Mysterious Investors Try to Stop Judges' Try to Eliminate CANOO Asset Sales

The judge in Canoo bankruptcy prevents a mysterious financier from attempting to undermine the sale of EV startup assets.

At a hearing Tuesday, Judge Brendan Linehan Shannon ruled that the financier of the British man, Charles Garson, lacked one to demand a sale to Canoo's own CEO. Although Garson told the court he was willing to pay up to $20 million for Canoo's assets, he missed the deadline for the formal bid. Garson also never made clear where he purchased the money, leading to bankruptcy trustees’ concerns as the Foreign Investment Commission could block bids in the U.S.

The last remaining challenge to asset sales comes from Harbinger Motors, a commercial electric truck startup created by a handful of former CANOO employees. Oppose the sale before finalizing it in April. The judge denied Harbinger's objection, but the company has since appealed the decision.

Garson's attorney Jason Angelo has eliminated his client's attempt to be "David and Giant Material". Angelo's attempt to bring a case at the hearing, a conversation Garson had with the bankruptcy trustee (which had been sealed to court) led him to believe that he would have to make a formal bid until the end of April. He also repeated Garson's original documents about the unfair claim that the deal was ultimately taken to Canoo's CEO Anthony Aquila.

“I think it makes sense to allow redo here, so to speak,” Angelo said with the “sincerity and seriousness” of his clients. "I know, I know a lot."

Mark Felger, the attorney representing the bankruptcy trustee, disagrees with few disputes and negotiations are fair.

"We think it's very clear in terms of facts. She said, without him saying it," he told the judge. "Your honor, it's all in the email. I've read it a lot many times. I can't see any misunderstanding. I can't see any deception. It's obvious how we did it. He knows the ninth sales hearing and he chose not to submit anything."

Regarding the fairness of the sales process, Ferger said he and the trustees “focused on this internal sales (to the CEO).

"But they are the right people, and we've tried to negotiate. We've come to this agreement twelve times," he said. Ferger also repeated the claims made by the trustees in earlier documents and testimony that the cost of maintaining CANOO assets, especially their battery packs, is to spend too much money. He said delaying the sales process for too long can damage the value of the estate.

Judge Shannon quickly ruled Garson after hearing debates between Angelo, Felger and Aquila attorneys. He said the financier lacked a motion to defend the sale because Canoo did not owe him any money and did not submit a formal bid by the deadline.

“I sympathize with Mr. Garson’s frustration with me and satisfaction, a real interest in providing excellent bids and buying these assets,” Shannon said. “But it was a complex process carried out by the trustees in Chapter 7, and I don’t think Mr. Garson could address what the process was and what was necessary to fully participate in it.”
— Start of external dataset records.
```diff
+template <typename IdT, int MODE, bool CD>
+__global__ void __launch_bounds__(kFaceThreads, 5) k_faces(const FaceArgs a) {
   pdl_enter();
   __shared__ FaceSmem sm;
   const bool fits = emission_fits(a.info);
   const Grid& g = a.g;
   const int lane = threadIdx.x & 31, warp = threadIdx.x >> 5;
-  const int sgm = blockIdx.x, w = sgm * 32 + lane, y = blockIdx.y * (kFaceThreads / 32) + warp, zl = a.z_begin + blockIdx.z;
-
-  uint32_t F[6] = {0, 0, 0, 0, 0, 0};
-  const int plane = a.EY * a.EW;
-  const uint32_t e00 = ((uint32_t)zl * (uint32_t)a.EY + (uint32_t)y) * (uint32_t)a.EW + (uint32_t)w;
-  uint32_t A[4] = {0, 0, 0, 0}, C[4] = {0, 0, 0, 0};
+  const int sub = lane % kFaceLanesPerSeg;
+  const int sgm = blockIdx.x, w0 = sgm * 32 + sub * kFaceWordsPerLane;
+  const int y = blockIdx.y * kFaceRows + warp * kFaceSegsPerWarp + lane / kFaceLanesPerSeg, zl = a.z_begin + blockIdx.z;
+
+  uint32_t F[kFaceWordsPerLane][6];
+  uint4 A[4], C[4];
   uint32_t fseg = 0;
   const unsigned long long id_delta = __ldg(a.info + kInfoIdDelta);
   const uint32_t ghost_f = (uint32_t)__ldg(a.info + kInfoMarkF);
   {
-    const bool valid = w < g.Wx && y < g.Y;
+    const bool live = w0 < g.Wx && y < g.Y;
     if (y < g.Y) fseg = __ldg(&a.seg[((uint32_t)zl * (uint32_t)a.EY + (uint32_t)y) * (uint32_t)a.NS + (uint32_t)sgm].y);
-    const uint32_t* __restrict__ row = a.bits + (((uint32_t)zl * (uint32_t)g.Y + (uint32_t)y) * (uint32_t)g.Wp + (uint32_t)w);
+    const uint32_t* __restrict__ row = a.bits + (((uint32_t)zl * (uint32_t)g.Y + (uint32_t)y) * (uint32_t)g.Wp + (uint32_t)w0);
+    const int plane = a.EY * a.EW;
+    const uint32_t e00 = ((uint32_t)zl * (uint32_t)a.EY + (uint32_t)y) * (uint32_t)a.EW + (uint32_t)w0;
     const int zgl = zl + g.zg0;
     const int sw = g.Y * g.Wp;
     const int dym = (y > 0) ? -g.Wp : 0, dyp = (y < g.Y - 1) ? g.Wp : 0;
     const int dzm = (zgl > 0 && zl > 0) ? -sw : 0, dzp = (zgl < g.Zg - 1 && zl < g.Zl - 1) ? sw : 0;
-    uint32_t c0 = 0, nym = 0, nyp = 0, nzm = 0, nzp = 0, edge = 0;
-    if (valid) {
+    const uint4 z4 = make_uint4(0u, 0u, 0u, 0u);
+    uint4 c4 = z4, nym = z4, nyp = z4, nzm = z4, nzp = z4;
+    uint32_t edge = 0;
+#pragma unroll
+    for (int k = 0; k < 4; ++k) A[k] = C[k] = z4;
+    if (live) {
 #pragma unroll
       for (int k = 0; k < 4; ++k) {
         const uint32_t e = e00 + (uint32_t)((k >> 1) * plane + (k & 1) * a.EW);
-        A[k] = __ldg(a.act + e);
-        C[k] = __ldg(a.cofs + e);
+        A[k] = __ldg(reinterpret_cast<const uint4*>(a.act + e));
+        C[k] = __ldg(reinterpret_cast<const uint4*>(a.cofs + e));
       }
-      c0 = __ldg(row);
-      nym = __ldg(row + dym); nyp = __ldg(row + dyp); nzm = __ldg(row + dzm); nzp = __ldg(row + dzp);
-      if (lane == 0 && w > 0) edge = __ldg(row - 1);
-      if (lane == 31 && w < g.Wx - 1) edge = __ldg(row + 1);
-    }
-    const uint32_t up = __shfl_up_sync(0xffffffffu, c0, 1), dn = __shfl_down_sync(0xffffffffu, c0, 1);
-    if (valid) {
-      const uint32_t XB = g.X & 31;
-      const uint32_t vc = (w == g.Wx - 1 && XB) ? ((1u << XB) - 1u) : ~0u;
-      const uint32_t c = c0 & vc;
-      const uint32_t prev = (w == 0) ? (c0 << 31) : (lane == 0 ? edge : up);
-      const uint32_t next = (w == g.Wx - 1) ? (c0 >> 31) : (lane == 31 ? edge : dn);
-      F[0] = c & ~__funnelshift_l(prev, c0, 1);
-      F[1] = c & ~nym;
-      F[2] = c & ~__funnelshift_r(c0, next, 1);
-      F[3] = c & ~nyp;
-      F[4] = c & ~nzm;
-      F[5] = c & ~nzp;
-    }
-  }
-  uint32_t U = F[0] | F[1] | F[2] | F[3] | F[4] | F[5];
-  const uint32_t nvox = __popc(U);
-  const uint32_t nf = __popc(F[0]) + __popc(F[1]) + __popc(F[2]) + __popc(F[3]) + __popc(F[4]) + __popc(F[5]);
+      c4 = __ldg(reinterpret_cast<const uint4*>(row));
+      nym = __ldg(reinterpret_cast<const uint4*>(row + dym)); nyp = __ldg(reinterpret_cast<const uint4*>(row + dyp));
+      nzm = __ldg(reinterpret_cast<const uint4*>(row + dzm)); nzp = __ldg(reinterpret_cast<const uint4*>(row + dzp));
+      if (sub == 0 && w0 > 0) edge = __ldg(row - 1);
+      if (sub == kFaceLanesPerSeg - 1 && w0 + kFaceWordsPerLane < g.Wx) edge = __ldg(row + kFaceWordsPerLane);
+    }
+    const uint32_t up = __shfl_up_sync(0xffffffffu, c4.w, 1), dn = __shfl_down_sync(0xffffffffu, c4.x, 1);
+    const uint32_t XB = g.X & 31;
+#pragma unroll
+    for (int j = 0; j < kFaceWordsPerLane; ++j) {
+      const int w = w0 + j;
+      const uint32_t c0 = u4_get(c4, j);
+#pragma unroll
+      for (int f = 0; f < 6; ++f) F[j][f] = 0;
+      if (live && w < g.Wx) {
+        const uint32_t vc = (w == g.Wx - 1 && XB) ? ((1u << XB) - 1u) : ~0u;
+        const uint32_t c = c0 & vc;
+        const uint32_t prev = j > 0 ? u4_get(c4, j - 1) : ((w == 0) ? (c0 << 31) : (sub == 0 ? edge : up));
+        const uint32_t next = (w == g.Wx - 1) ? (c0 >> 31)
+                                              : (j < kFaceWordsPerLane - 1 ? u4_get(c4, j + 1)
+                                                                           : (sub == kFaceLanesPerSeg - 1 ? edge : dn));
+        F[j][0] = c & ~__funnelshift_l(prev, c0, 1);
+        F[j][1] = c & ~u4_get(nym, j);
+        F[j][2] = c & ~__funnelshift_r(c0, next, 1);
+        F[j][3] = c & ~u4_get(nyp, j);
+        F[j][4] = c & ~u4_get(nzm, j);
+        F[j][5] = c & ~u4_get(nzp, j);
+      }
+    }
+  }
+  uint32_t U[kFaceWordsPerLane], nfw[kFaceWordsPerLane];
+  uint32_t nvox = 0, nf = 0;
+#pragma unroll
+  for (int j = 0; j < kFaceWordsPerLane; ++j) {
+    U[j] = F[j][0] | F[j][1] | F[j][2] | F[j][3] | F[j][4] | F[j][5];
+    nfw[j] = __popc(F[j][0]) + __popc(F[j][1]) + __popc(F[j][2]) + __popc(F[j][3]) + __popc(F[j][4]) + __popc(F[j][5]);
+    nvox += __popc(U[j]);
+    nf += nfw[j];
+    const int slot = j * 32 + lane;
+    sm.ctx[0][warp][slot] = make_uint4(u4_get(A[0], j), u4_get(A[1], j), u4_get(A[2], j), u4_get(A[3], j));
+    sm.ctx[1][warp][slot] = make_uint4(u4_get(C[0], j), u4_get(C[1], j), u4_get(C[2], j), u4_get(C[3], j));
+    sm.ctx[2][warp][slot] = make_uint4(F[j][0], F[j][1], F[j][2], F[j][3]);
+  }
   uint32_t s0 = nvox | (nf << 16);
   const uint32_t m0 = s0;
 #pragma unroll
@@ -154,62 +254,41 @@
   if (!fits) return;
   if (total == 0) return;
 
-  if (U) {
-    s0 -= m0;
-    sm.ctx[0][warp][lane] = make_uint4(A[0], A[1], A[2], A[3]);
-    sm.ctx[1][warp][lane] = make_uint4(C[0], C[1], C[2], C[3]);
-    sm.ctx[2][warp][lane] = make_uint4(F[0], F[1], F[2], F[3]);
-    sm.ctx[3][warp][lane] = make_uint4(F[4], F[5], fseg + (s0 >> 16) - ghost_f, 0u);
-    uint32_t pos = s0 & 0xffffu;
-    uint16_t* q = sm.queue[warp];
-    const uint32_t tag = (uint32_t)lane << 5;
-    while (U) {
-      const int b = __ffs(U) - 1;
-      U &= U - 1;
-      q[pos++] = (uint16_t)(tag | (uint32_t)b);
-    }
-  }
-  __syncwarp();
-
-  for (uint32_t s = lane; s < total; s += 32) {
-    const uint32_t it = sm.queue[warp][s];
-    const uint32_t src = it >> 5, b = it & 31u;
-    const uint4 A4 = sm.ctx[0][warp][src], C4 = sm.ctx[1][warp][src], Fa = sm.ctx[2][warp][src], Fb = sm.ctx[3][warp][src];
-    const uint32_t A[4] = {A4.x, A4.y, A4.z, A4.w}, C[4] = {C4.x, C4.y, C4.z, C4.w};
-    const uint32_t Fm[6] = {Fa.x, Fa.y, Fa.z, Fa.w, Fb.x, Fb.y};
-    const uint32_t bit = 1u << b, below = bit - 1u;
-    uint32_t fi = Fb.z;
-#pragma unroll
-    for (int f = 0; f < 6; ++f) fi += __popc(Fm[f] & below);
-    uint32_t vid[8];
-#pragma unroll
-    for (int k = 0; k < 4; ++k) {
-      const int oz = k >> 1, oy = k & 1;
-      const uint32_t s0 = C[k] + __popc(A[k] & below);
-      const uint32_t s1 = s0 + ((A[k] >> b) & 1u);
-      vid[oz * 4 + (oy ? 3 : 0)] = s0;
-      vid[oz * 4 + (oy ? 2 : 1)] = s1;
-    }
-    const bool f0 = Fm[0] & bit, f1 = Fm[1] & bit, f2 = Fm[2] & bit, f3 = Fm[3] & bit, f4 = Fm[4] & bit, f5 = Fm[5] & bit;
-    if (a.perm) {
-      const bool need[8] = {f0 || f1 || f4, f1 || f2 || f4, f2 || f3 || f4, f0 || f3 || f4,
-                            f0 || f1 || f5, f1 || f2 || f5, f2 || f3 || f5, f0 || f3 || f5};
-#pragma unroll
-      for (int l = 0; l < 8; ++l)
-        if (need[l]) vid[l] = __ldg(a.perm + vid[l]);
-    }
-    const unsigned long long voxel =
-        CD ? load_pixel(a.vol, ((size_t)(zl - a.vzpad) * a.vY + (size_t)(y - a.vpad)) * a.vX +
-                                           (size_t)((sgm * 32 + src) * 32 + b - a.vpad), a.pix_bytes) : 0ull;
-    IdT fid[8];
-#pragma unroll
-    for (int l = 0; l < 8; ++l) fid[l] = MODE == kEmitScratchQuads ? (IdT)vid[l] : (IdT)(vid[l] + id_delta);
-    if (f0) { write_cell<IdT, MODE>(a, fi, fid[0], fid[4], fid[7], fid[3]); if (CD) write_celldata<MODE>(a, fi, voxel); ++fi; }
-    if (f1) { write_cell<IdT, MODE>(a, fi, fid[0], fid[1], fid[5], fid[4]); if (CD) write_celldata<MODE>(a, fi, voxel); ++fi; }
-    if (f2) { write_cell<IdT, MODE>(a, fi, fid[1], fid[2], fid[6], fid[5]); if (CD) write_celldata<MODE>(a, fi, voxel); ++fi; }
-    if (f3) { write_cell<IdT, MODE>(a, fi, fid[2], fid[3], fid[7], fid[6]); if (CD) write_celldata<MODE>(a, fi, voxel); ++fi; }
-    if (f4) { write_cell<IdT, MODE>(a, fi, fid[0], fid[3], fid[2], fid[1]); if (CD) write_celldata<MODE>(a, fi, voxel); ++fi; }
-    if (f5) { write_cell<IdT, MODE>(a, fi, fid[4], fid[5], fid[6], fid[7]); if (CD) write_celldata<MODE>(a, fi, voxel); ++fi; }
+  s0 -= m0;
+  const uint32_t seg_f0 = __shfl_sync(0xffffffffu, s0, lane & ~(kFaceLanesPerSeg - 1)) >> 16;
+  uint32_t fb = fseg + ((s0 >> 16) - seg_f0) - ghost_f;
+#pragma unroll
+  for (int j = 0; j < kFaceWordsPerLane; ++j) {
+    if (U[j]) sm.ctx[3][warp][j * 32 + lane] = make_uint4(F[j][4], F[j][5], fb, 0u);
+    fb += nfw[j];
+  }
+
+  uint16_t* q = sm.queue[warp];
+  uint32_t pos = s0 & 0xffffu;
+  for (uint32_t r0 = 0; r0 < total; r0 += kFaceQueue) {
+    const uint32_t r1 = min(total, r0 + (uint32_t)kFaceQueue);
+#pragma unroll
+    for (int j = 0; j < kFaceWordsPerLane; ++j) {
+      const uint32_t tag = (uint32_t)(j * 32 + lane) << 5;
+      while (U[j] && pos < r1) {
+        const int b = __ffs(U[j]) - 1;
+        U[j] &= U[j] - 1;
+        q[pos++ - r0] = (uint16_t)(tag | (uint32_t)b);
+      }
+    }
+    __syncwarp();
+    for (uint32_t s = r0 + lane; s < r1; s += 32 * kFaceEmitDepth) {
+      QueuedVoxel v[kFaceEmitDepth];
+#pragma unroll
+      for (int u = 0; u < kFaceEmitDepth; ++u) {
+        const uint32_t su = s + 32u * u;
+        const bool valid = su < r1;
+        v[u] = gather_voxel<CD>(a, sm, warp, q[valid ? su - r0 : 0], valid, sgm, y - lane / kFaceLanesPerSeg, zl);
+      }
+#pragma unroll
+      for (int u = 0; u < kFaceEmitDepth; ++u) write_voxel<IdT, MODE, CD>(a, v[u], id_delta);
+    }
+    __syncwarp();
   }
 }
 
```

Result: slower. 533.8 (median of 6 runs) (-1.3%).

Shannon also noted that from the outset, the trustees identified who Aquila was and that his role as CEO alone did not prevent him from buying the company’s assets.

"I'm late for the process and hope to have the opportunity to participate and enter my bid. While the results are not what I hoped, I respect the court's decision and would like to congratulate Tony Aquila on it," Garson said in a statement from TechCrunch.

Charles Garson's statement has updated the story.